Леонида боги забрали. Остался Фемистокл, чтобы нести бремя, никогда ещё не ложившееся на человека, — тяжесть двух битв: с персами и собственными, отнюдь не героическими союзниками. Три сотни и семь десятков триер выставили греки к Саламину. Половину судов дали Афины, но командовал соединённым флотом спартанец Эврибиад, представитель государства, в битву не спешившего, давшего всего шестнадцать кораблей, но тем не менее единственного, которому готовы были подчиниться вздорные пелопоннесцы.

Человек, расхаживавший по каюте «Навзикаи» спустя несколько дней после бегства из Афин, был совсем не похож на того, кто правил городом с Бемы. Он, по крайней мере, знал, что утром решится судьба Афин. Состоявшийся днём военный совет не давал повода для веселья. Зарево над Акрополем полыхало уже два дня. Огромный флот Ксеркса вышел из гаваней Аттики. Все предводители греческого флота собрались в каюте Эврибиада, и Фемистокл твердил одно только слово: «Сражаться!»

Однако малодушный Адимант, коринфский флотоводец, а с ним и многие отвечали:

— Тянуть время! Вернуться на Истм! Не рисковать.

Сыну Неокла удалось заткнуть им рот. Не аргументами, а угрозами:

— Сражаться с флотом Царя Царей мы можем только здесь, в узком проливе. В открытом море враг сокрушит нас числом. Голосуйте за битву, иначе мы, афиняне, отплывём в Италию и предоставим вам возможность самостоятельно сражаться с Ксерксом.
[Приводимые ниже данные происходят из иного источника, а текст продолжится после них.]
@@ -118,7 +118,7 @@
             "agn_bistride_select", "agn_index_map", "agn_subgraph_edges", "agn_scatter_rows", "agn_wec_forward",
             "agn_wec_backward", "agn_edge_features", "agn_node_features", "agn_normalize", "agn_col_stats", "agn_collate",
             "agn_segment_max", "agn_segment_max_backward", "agn_edge_bwd_fused", "agn_encoder_bwd_fused", "agn_wgrad_reduce",
-            "agn_edge_forward32",
+            "agn_edge_forward32", "agn_edge_agg_fixup",
             "agn_proj_forward", "agn_proj_backward", "agn_fourier_embed", "agn_fourier_embed_bwd")
 
 
@@ -220,6 +220,8 @@
             "agn_encoder_bwd_fused": (i32, [C.POINTER(EdgeBwdArgs), vp]),
             "agn_edge_fwd32_blocks": (i32, [i32]),
             "agn_edge_forward32": (i32, [C.POINTER(EdgeFwdArgs), vp]),
+            "agn_edge_agg_fixup": (i32, [C.POINTER(EdgeFwdArgs), vp]),
+            "agn_debug_edge_agg_launches": (C.c_long, []),
             "agn_debug_node32_launches": (C.c_long, []),
             "agn_debug_enc32_launches": (C.c_long, []),
             "agn_debug_dec32_launches": (C.c_long, []),
diff --git a/aero-gnn_amd/aerognn/core.py b/aero-gnn_amd/aerognn/core.py
--- a/aero-gnn_amd/aerognn/core.py
+++ b/aero-gnn_amd/aerognn/core.py
@@ -291,7 +291,13 @@
     return os.environ.get("AEROGNN_EB_SAVED", "1") != "0"
 
 
-def edge_forward(*, rows, wpk, bias, ln, e, proj, src, dst, out, a1=None, stats=None, tag=None, cost=None):
+def edge_agg_ok(N, aggregation):
+    import os
+    return os.environ.get("AEROGNN_EDGE_AGG", "1") != "0" and aggregation == "add" and N >= 64 * 1024
+
+
+def edge_forward(*, rows, wpk, bias, ln, e, proj, src, dst, out, a1=None, stats=None, agg=None, rowptr=None,
+                 tag=None, cost=None):
     lib = L.lib()
     a = L.EdgeFwdArgs()
     a.rows = int(rows)
@@ -303,8 +309,16 @@
     a.e, a.proj, a.src, a.dst, a.out = ptr(e), ptr(proj), ptr(src), ptr(dst), ptr(out)
     a.act[0] = ptr(a1)
     a.stats = ptr(stats)
+    if agg is not None:
+        assert agg.dtype == out.dtype and agg.is_contiguous() and agg.shape[1] == 128
+        assert rowptr.dtype == torch.int32 and rowptr.is_contiguous() and rowptr.numel() == agg.shape[0] + 1
+        a.agg, a.rowptr, a.nodes = ptr(agg), ptr(rowptr), int(agg.shape[0])
     with timed(tag, cost):
         check(lib.agn_edge_forward32(C.byref(a), stream()), "edge_forward32")
+    if agg is not None:
+        nw = 12 * a.nblk
+        with timed("agg_fixup", (0.0, 0.0, 4 * nw + 256 * out.element_size() * nw)):
+            check(lib.agn_edge_agg_fixup(C.byref(a), stream()), "edge_agg_fixup")
 
 
 FAULT_POLL_EVERY = 16
@@ -617,8 +631,8 @@
     return out
 
 
-def alg8d_edge(E, N, H, s, bwd=False):
-    return (2 if bwd else 1) * (E * (2 * s * H + 8) + N * 2 * s * H)
+def alg8d_edge(E, N, H, s, bwd=False, agg=False):
+    return (2 if bwd else 1) * (E * (2 * s * H + 8) + N * 2 * s * H) + (N * s * H if agg else 0)
 
 
 def alg8d_node(N, H, s, bwd=False, proj=False):
@@ -633,14 +647,16 @@
     return 8 * max(1, (H + 63) // 64)
 
 
-def cost_edge_fwd(E, N, H, s, nlin, train, a1_saves=False):
+def cost_edge_fwd(E, N, H, s, nlin, train, a1_saves=False, agg=False):
     per = 2 * H * s + 8 + ((nlin - 1) * (H * s + mask_bytes(H)) + H * s + 8 if train else 0)
     per += (H * s + 8) if a1_saves else 0
-    return E * per + N * 2 * H * s, 2 * E * H * H * nlin
-
-
-def cost_node_fwd(E, N, H, s, nlin, train):
+    return E * per + N * 2 * H * s + (N * H * s if agg else 0), 2 * E * H * H * nlin
+
+
+def cost_node_fwd(E, N, H, s, nlin, train, plain_agg=False):
     per = 2 * H * s + 8 + ((nlin - 1) * (H * s + mask_bytes(H)) + 2 * H * s + 8 if train else 0)
+    if plain_agg:
+        return N * (per + H * s - (H * s if train else 0)), 2 * N * H * (2 * H + (nlin - 1) * H)
     return N * per + E * H * s, 2 * N * H * (2 * H + (nlin - 1) * H)
 
 
diff --git a/aero-gnn_amd/aerognn/functions.py b/aero-gnn_amd/aerognn/functions.py
--- a/aero-gnn_amd/aerognn/functions.py
+++ b/aero-gnn_amd/aerognn/functions.py
@@ -8,7 +8,7 @@
 from ._lib import check, ptr
 from . import core as _core
 from .core import (Pack, WGrad, alg8d_edge, alg8d_node, with_alg, edge_bwd_fused, fused_edge_train_ok, bwd_nblocks,
-                   edge32_ok, edge_saves_ok, edge_forward,
+                   edge32_ok, edge_saves_ok, edge_agg_ok, edge_forward,
                    cost_edge_bwd_fused,
                    proj_kernel_ok, proj_forward, proj_backward, wgrad_dpd_ok, wgrad_segsum, tiled_empty, relu_mask_empty, colsum_rows, cost_edge_bwd, cost_edge_bwd_cat, cost_edge_fwd,
                    cost_edge_fwd_cat, cost_node_bwd, cost_node_fwd, cost_proj, cost_wec_bwd, cost_wec_fwd, dt_code,
@@ -410,6 +410,8 @@
         e32 = (spec.trick and (fused or not train) and edge32_ok(dt, H, es.nlin, es.ln is not None, es.act)
                and e.stride(0) == H)
         saved = fused and e32 and edge_saves_ok()
+        eagg = e32 and edge_agg_ok(N, spec.aggregation)
+        agg = torch.empty(N, H, dtype=dt, device=dev) if eagg else None
         a1s = tiled_empty(E, H, dt, dev) if saved else None
         sts = torch.empty(E, 2, dtype=torch.float32, device=dev) if saved else None
         ea, ehp, est = _alloc_saves(es, E, dt, dev, train and not fused)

После этих слов на совете воцарилось угрюмое молчание, и верховный главнокомандующий с тоской посмотрел на Фемистокла. А потом — против собственного желания — дал приказ готовиться к битве.

Приказ был отдан, однако, отплывая от борта флагманского корабля на лодке, афинянин услыхал, как Глобрий, флотоводец из Сикиона, бормотал:

— Упрямец, он погубит нас!

Фемистокл не обманывал себя. Утром половина эллинов пойдёт в бой, думая о том, как уцелеть, а не как победить. Так не поступают перед победой.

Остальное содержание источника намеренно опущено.